The story of Cézanne’s life is also the story of his friends and the creative community in which he lived, and the biography offers a detailed picture of these relationships, quoting at length from literature and letters to or about the painter and his work. Taking his cue from his subject, who was not deeply interested in politics or society beyond his own circle, Danchev touches only briefly on the tumultuous wider context of his life, particularly the violent upheaval of the Paris Commune of 1871. Although Cézanne was personally and artistically close to the anarchist Jewish painter Camille Pissarro – in a climate of virulent anti-Semitism – politics was always subordinated to art.

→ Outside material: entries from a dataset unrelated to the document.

int bevops_feat_embed_nhwc(int dtype, const void *src, const void *cam_embed, const void *level_embed, void *dst,
                           int n, size_t rows, int channels, size_t dst_batch_stride, void *stream);
size_t bevops_conv3x3_c32_packed_weight_size(int dtype, int Cin);
int bevops_conv3x3_c32_pack_weight(int dtype, const void *weight, void *packed, int Cout, int Cin, void *stream);
int bevops_conv3x3_c32_set_variant(int variant);
int bevops_conv3x3_c32_forward_nhwc(int dtype, const void *input_nhwc, const void *packed_weight,
                                    const void *bias32, void *output_nhwc, int B, int H, int W, int Cin,
                                    void *stream);
int bevops_rotate_set_variant(int variant);
int bevops_tsa_split(int dtype, const void *both, void *offsets, void *weights, int num_query, int heads, int points,
                     void *stream);
int bevops_queue_mean2(int dtype, const void *x, void *out, size_t count, void *stream);
int bevops_rotate_forward_hwc(int dtype, const void *img, const void *angle, const void *center,
                              int angle_dtype, void *output, int channels, int height, int width,
                              int interpolation, void *stream);
int bevops_layer_norm(int dtype, const void *x, const void *gamma, const void *beta, void *out,
                      size_t rows, int channels, float eps, void *stream);
int bevops_quantize_rows(int dtype, const void *x, void *q, size_t count, float scale, void *stream);
int bevops_dequantize_rows(int dtype, const void *q, void *out, size_t count, float scale, void *stream);
int bevops_linear_int8(const void *a_q, float scale_a, const void *w_q, const float *w_scales,
                       float scale_w, const float *bias, const void *residual, int out_dtype,
                       void *out, float scale_out, long long M, int N, int K, int relu, void *stream);
int bevops_linear_int8_fused(const void *x_f16, float scale_a, const void *w_q, const float *w_scales,
                             float scale_w, const float *bias, const void *residual, int out_dtype,
                             void *out, float scale_out, long long M, int N, int K, int relu, void *stream);
int bevops_tile_gemm_f16(const void *x, const void *weight, const void *bias, const void *residual,
                         void *out, long long M, int N, int K, int relu, void *stream);
int bevops_gemm2_f16(const void *a1, const void *a2, const void *weight, const void *bias, void *out, long long M, int N,
                     int K1, int K2, int a2_B, int a2_H, int a2_W, int a2_stride, int relu, void *stream);
typedef struct bevops_gemm_dst {
  int col_begin, col_end;
  void *out;
  long long out_pitch;
  const void *res;
  long long res_pitch;
} bevops_gemm_dst;
int bevops_tile_gemm_f16_dst(const void *x, const void *weight, const void *bias, const bevops_gemm_dst *dst, int num_dst,
                             long long M, int N, int K, int relu, void *stream);
int bevops_small_gemm_f16_dst(const void *x, const void *weight, const void *bias, const bevops_gemm_dst *dst, int num_dst,
                              long long M, int N, int K, int relu, void *stream);
int bevops_conv_tile_f16(const void *x, const void *weight_taps, const void *bias, const void *residual,
                         void *out, int B, int H, int W, int Cin, int Cout, int ksize, int stride, int relu,
                         void *stream);
int bevops_conv3x3_c64_f16(const void *x, const void *weight_taps, const void *bias, void *out, int B, int H, int W,
                           int Cin, int Cout, int relu, void *stream);
size_t bevops_deconv4x4s2_packed_weight_size(int dtype, int Cin, int Cout);
int bevops_deconv4x4s2_pack_weight(int dtype, const void *weight, void *packed, int Cin, int Cout, void *stream);
int bevops_deconv4x4s2_f16(int dtype, const void *x, const void *packed_weight, const void *bias, void *out, int B, int H,
                           int W, int Cin, int Cout, int ksize, int stride, int pad, int relu, void *stream);
int bevops_conv_slice_f16(const void *x, int x_pitch, const void *weight_taps, const void *bias, const void *residual,
                          int res_pitch, void *out, int out_pitch, int B, int H, int W, int Cin, int Cout, int ksize,
                          int stride, int act, void *stream);
int bevops_conv_slice_f16_ex(const void *x, int x_pitch, const void *weight_taps, const void *bias, const void *residual,
                             int res_pitch, void *out, int out_pitch, int B, int H, int W, int Cin, int Cout, int ksize,
                             int stride, int act, int dilation, int bias_pitch, void *stream);
size_t bevops_lss_camera_gate_packed_size(int mid);
int bevops_lss_camera_gate(const float *mlp_input, int in_pitch, const void *packed, float *gates, int n, int mid,
                           void *stream);
int bevops_se_gate2_nhwc(const void *x, int x_pitch, const float *gates, void *out_a, int a_pitch, void *out_b,
                         int b_pitch, int n, int hw, int c, void *stream);
int bevops_global_avgpool_nhwc(const void *x, int x_pitch, void *out, int out_pitch, int n, int hw, int c, void *stream);
int bevops_focus_nhwc(const void *image, void *out, int out_pitch, int B, int H, int W, void *stream);
int bevops_spp_maxpool_nhwc(const void *x, int x_pitch, void *out, int out_pitch, int B, int H, int W, int C, int k0,
                            int k1, int k2, void *stream);
int bevops_upsample_nearest2x_nhwc(const void *x, int x_pitch, void *out, int out_pitch, int B, int H, int W, int C,
                                   void *stream);
int bevops_conv_slice_s8(const void *x_q, int x_pitch, float scale_a, const void *w_q_taps, const float *w_scales,
                         float scale_w, const float *bias, const void *residual_q, int res_pitch, float scale_res,
                         int out_dtype, void *out, int out_pitch, float scale_out, int B, int H, int W, int Cin, int Cout,
                         int ksize, int stride, int act, void *stream);
int bevops_conv_slice_s8_ex(const void *x_q, int x_pitch, float scale_a, const void *w_q_taps, const float *w_scales,
                            float scale_w, const float *bias, const void *residual_q, int res_pitch, float scale_res,
                            int out_dtype, void *out, int out_pitch, float scale_out, int B, int H, int W, int Cin, int Cout,
                            int ksize, int stride, int act, int res_first, void *stream);
int bevops_conv_slice_s8_ex2(const void *x_q, int x_pitch, float scale_a, const void *w_q_taps, const float *w_scales,
                             float scale_w, const float *bias, const void *residual_q, int res_pitch, float scale_res,
                             int out_dtype, void *out, int out_pitch, float scale_out, int B, int H, int W, int Cin, int Cout,
                             int ksize, int stride, int act, int res_first, int dilation, const void *image_bias_f16,
                             int image_bias_pitch, void *stream);
int bevops_se_gate2_nhwc_s8(const void *x_q, int x_pitch, float scale_x, const float *gates, void *out_a, int a_pitch,
                            float scale_a, void *out_b, int b_pitch, float scale_b, int n, int hw, int c, void *stream);
int bevops_global_avgpool_nhwc_s8(const void *x_q, int x_pitch, float scale_x, void *out, int out_pitch, int n, int hw,
                                  int c, void *stream);
int bevops_deconv4x4s2_s8(const void *x_q, float scale_a, const void *packed_w_q, const float *w_scales, float scale_w,
                          const float *bias, int out_dtype, void *out, float scale_out, int B, int H, int W, int Cin,
                          int Cout, int relu, void *stream);
int bevops_focus_nhwc_q(const void *image, float scale, void *out, int out_pitch, int B, int H, int W, void *stream);
int bevops_spp_maxpool_nhwc_s8(const void *x, int x_pitch, void *out, int out_pitch, int B, int H, int W, int C, int k0,
                               int k1, int k2, void *stream);
int bevops_upsample_nearest2x_nhwc_s8(const void *x, int x_pitch, void *out, int out_pitch, int B, int H, int W, int C,
                                      void *stream);
int bevops_refine_reference_points(int dtype, const void *tmp, const void *reference_points, void *new_reference_points,
                                   void *reference_xy, int num_query, int tmp_stride, const void *log_table,
                                   const void *sigmoid_table, void *stream);
int bevops_decode_boxes(int dtype, const void *regs, const void *refs, void *out, int count, float scale_x, float offset_x,
                        float scale_y, float offset_y, float scale_z, float offset_z, const void *log_table,
                        const void *sigmoid_table, void *stream);
int bevops_conv_tile_int8_fused(const void *x_f16, float scale_a, const void *w_q_taps, const float *w_scales,
                                float scale_w, const float *bias, const void *residual, void *out, int B, int H,
                                int W, int Cin, int Cout, int ksize, int stride, int relu, void *stream);
int bevops_linear_int8_chain(const void *a, int a_dtype, float scale_a, const void *w_q, const float *w_scales,
                             float scale_w, const float *bias, const void *residual, int res_dtype, float scale_res,
                             int out_dtype, void *out, float scale_out, long long M, int N, int K, int relu,
                             void *stream);
int bevops_conv_tile_int8(const void *x_q, float scale_a, const void *w_q_taps, const float *w_scales, float scale_w,
                          const float *bias, const void *residual, int out_dtype, void *out, float scale_out, int B,
                          int H, int W, int Cin, int Cout, int ksize, int stride, int relu, void *stream);
int bevops_bias_relu_maxpool_nhwc_int8(int dtype, const void *x, const void *bias, void *out_q, float scale_out,
                                       int n, int h, int w, int channels, void *stream);
size_t bevops_mdconv_int8_nhwc_workspace_size(void);
int bevops_mdconv_forward_int8_nhwc(const void *input_nhwc, float scale_in, const void *offset_mask_nhwc,
                                    int offset_mask_channels, float scale_offset, float scale_mask,
                                    const void *packed_weight, float scale_weight, const float *bias,
                                    void *output_nhwc, float scale_out, int relu, int exact, void *workspace,
                                    size_t workspace_bytes, int B, int Cin, int H, int W, int Cout, int Kh, int Kw,
                                    int stride_h, int stride_w, int pad_h, int pad_w, int dil_h, int dil_w,
                                    int groups, int deform_groups, void *stream);
int bevops_image_normalize_pad(int in_dtype, const void *images, int out_dtype, void *output, int N,
                               int H0, int W0, int Hp, int Wp, const double *mean_host,
                               const double *std_host, int to_rgb, int channels_last, void *stream);
size_t bevops_image_resize_plan_size(int H0, int W0, int resize_w, int resize_h, int crop_x0, int crop_y0,
                                     int crop_x1, int crop_y1);
int bevops_image_resize_plan_build(int H0, int W0, int resize_w, int resize_h, int crop_x0, int crop_y0, int crop_x1,
                                   int crop_y1, void *plan_host, size_t plan_bytes);
int bevops_image_resize_crop_normalize(const void *images, const void *plan_dev, size_t plan_bytes, int out_dtype,
                                       void *output, void *canvas_or_null, int N, int H0, int W0, int resize_w,
                                       int resize_h, int crop_x0, int crop_y0, int crop_x1, int crop_y1, int rotate,
                                       const double *mean_host, const double *std_host, int to_rgb, int flip,
                                       int channels_last, void *stream);
int bevops_image_normalize_resize_pad(int in_dtype, const void *images, int out_dtype, void *output, int N,
                                      int H0, int W0, int Hs, int Ws, int Hp, int Wp, const double *mean_host,
                                      const double *std_host, int to_rgb, int channels_last, void *stream);
int bevops_image_letterbox(int arith, const void *images, int out_dtype, void *output, int N, int H0, int W0, int Hs,
                           int Ws, int Hp, int Wp, int oy, int ox, const double *pad_host, const double *mean_host,
                           const double *std_host, int to_rgb, int channels_last, void *stream);
size_t bevops_msda_packed_size(int dtype, const int32_t *spatial_shapes_host, int bs, int nk, int heads,
                               int channels, int num_levels, int num_query, int num_point);
int bevops_msda_pack_value(int dtype, int ref_dtype, const void *value, const int32_t *spatial_shapes_host,
                           void *packed, size_t packed_bytes, int bs, int nk, int heads, int channels,
                           int num_levels, int num_query, int num_point, void *stream);
int bevops_msda_forward_prepacked(int dtype, const void *packed, size_t packed_bytes,
                                  const int32_t *spatial_shapes_host, const void *reference_points,
                                  int ref_dtype, const void *sampling_offsets, const void *attention_weights,
                                  void *output, int bs, int nk, int heads, int channels, int num_levels,
                                  int num_query, int num_point, int points_per_group, float scale_value,
                                  float scale_offset, float scale_weight, float scale_out, int shared_offsets,
                                  void *stream);
size_t bevops_linear_workspace_size(void);
int bevops_linear_bias_act(int dtype, const void *a, const void *weight, const void *bias,
                           const void *residual, void *out, long long M, int N, int K, int relu,
                           void *workspace, size_t workspace_bytes, void *stream);
size_t bevops_value_proj_packed_size(const int32_t *spatial_shapes_host, int num_cams, int nk, int heads, int channels,
                                     int num_levels, int num_query, int num_point);
int bevops_value_proj_packed(const void *x, const void *weight, const void *bias, const int32_t *spatial_shapes_host,
                             void *packed, size_t packed_bytes, int num_cams, int nk, int heads, int channels,
                             int num_levels, int num_query, int num_point, void *stream);
int bevops_value_pack_planes(const void *value, const int32_t *spatial_shapes_host, void *packed, size_t packed_bytes,
                             int num_cams, int nk, int heads, int channels, int num_levels, int num_query,
                             int num_point, void *stream);
size_t bevops_sca_prepacked_workspace_size(int num_cams, int heads, int channels, int num_query);
int bevops_sca_forward_prepacked(int dtype, const void *packed, size_t packed_bytes, const int32_t *spatial_shapes_host,
                                 const void *reference_points_cam, const void *sampling_offsets,
                                 const void *attention_weights, const void *bev_mask, void *output, int num_cams,
                                 int nk, int heads, int channels, int num_levels, int num_query, int num_point,
                                 int points_per_group, void *workspace, size_t workspace_bytes, void *stream);
size_t bevops_sca_plan_size(int num_cams, int num_query);
int bevops_sca_plan_build(int dtype, const void *bev_mask, int num_cams, int num_query, void *plan, size_t plan_bytes,
                          void *stream);
int bevops_sca_forward_planned(int dtype, const void *packed, size_t packed_bytes, const int32_t *spatial_shapes_host,
                               const void *reference_points_cam, const void *sampling_offsets,
                               const void *attention_weights, const void *bev_mask, const void *plan, size_t plan_bytes,
                               void *output, int num_cams, int nk, int heads, int channels, int num_levels,
                               int num_query, int num_point, int points_per_group, void *workspace,
                               size_t workspace_bytes, void *stream);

Cézanne looked at the world by looking at the objects, sitter, or landscape in front of him, and was entirely consumed by the struggle to understand it through his brushstrokes, colors, lines, and planes.
Danchev is a persuasive and sensitive interpreter of Cézanne’s painting, and the chapters of the life are interspersed with analyses of five of the artist’s self-portraits, beginning with “The Desperado” – an intense, red-eyed figure, fired with ambition and just arrived in Paris – and ending with the final self-portrait, “The Inscrutable,” in which the artist appears physically diminished but still intensely self-searching, still seeking “the unvarnished truth.” It is during Cézanne’s final years, during which he was plagued by failing eyesight and the onset of diabetes, that he produced many of his greatest works, in a creative raging against the dying of the light. He died as he lived, as he had always wished: painting in the hills of Provence.
The book includes eighty-six color plates and many more sketches and photographs to support its portrait of the artist as a self-directed and restless seeker after his own, unique kind of truth, which his admirers and detractors alike struggled to understand: “He seemed not to see as others saw, but slant.”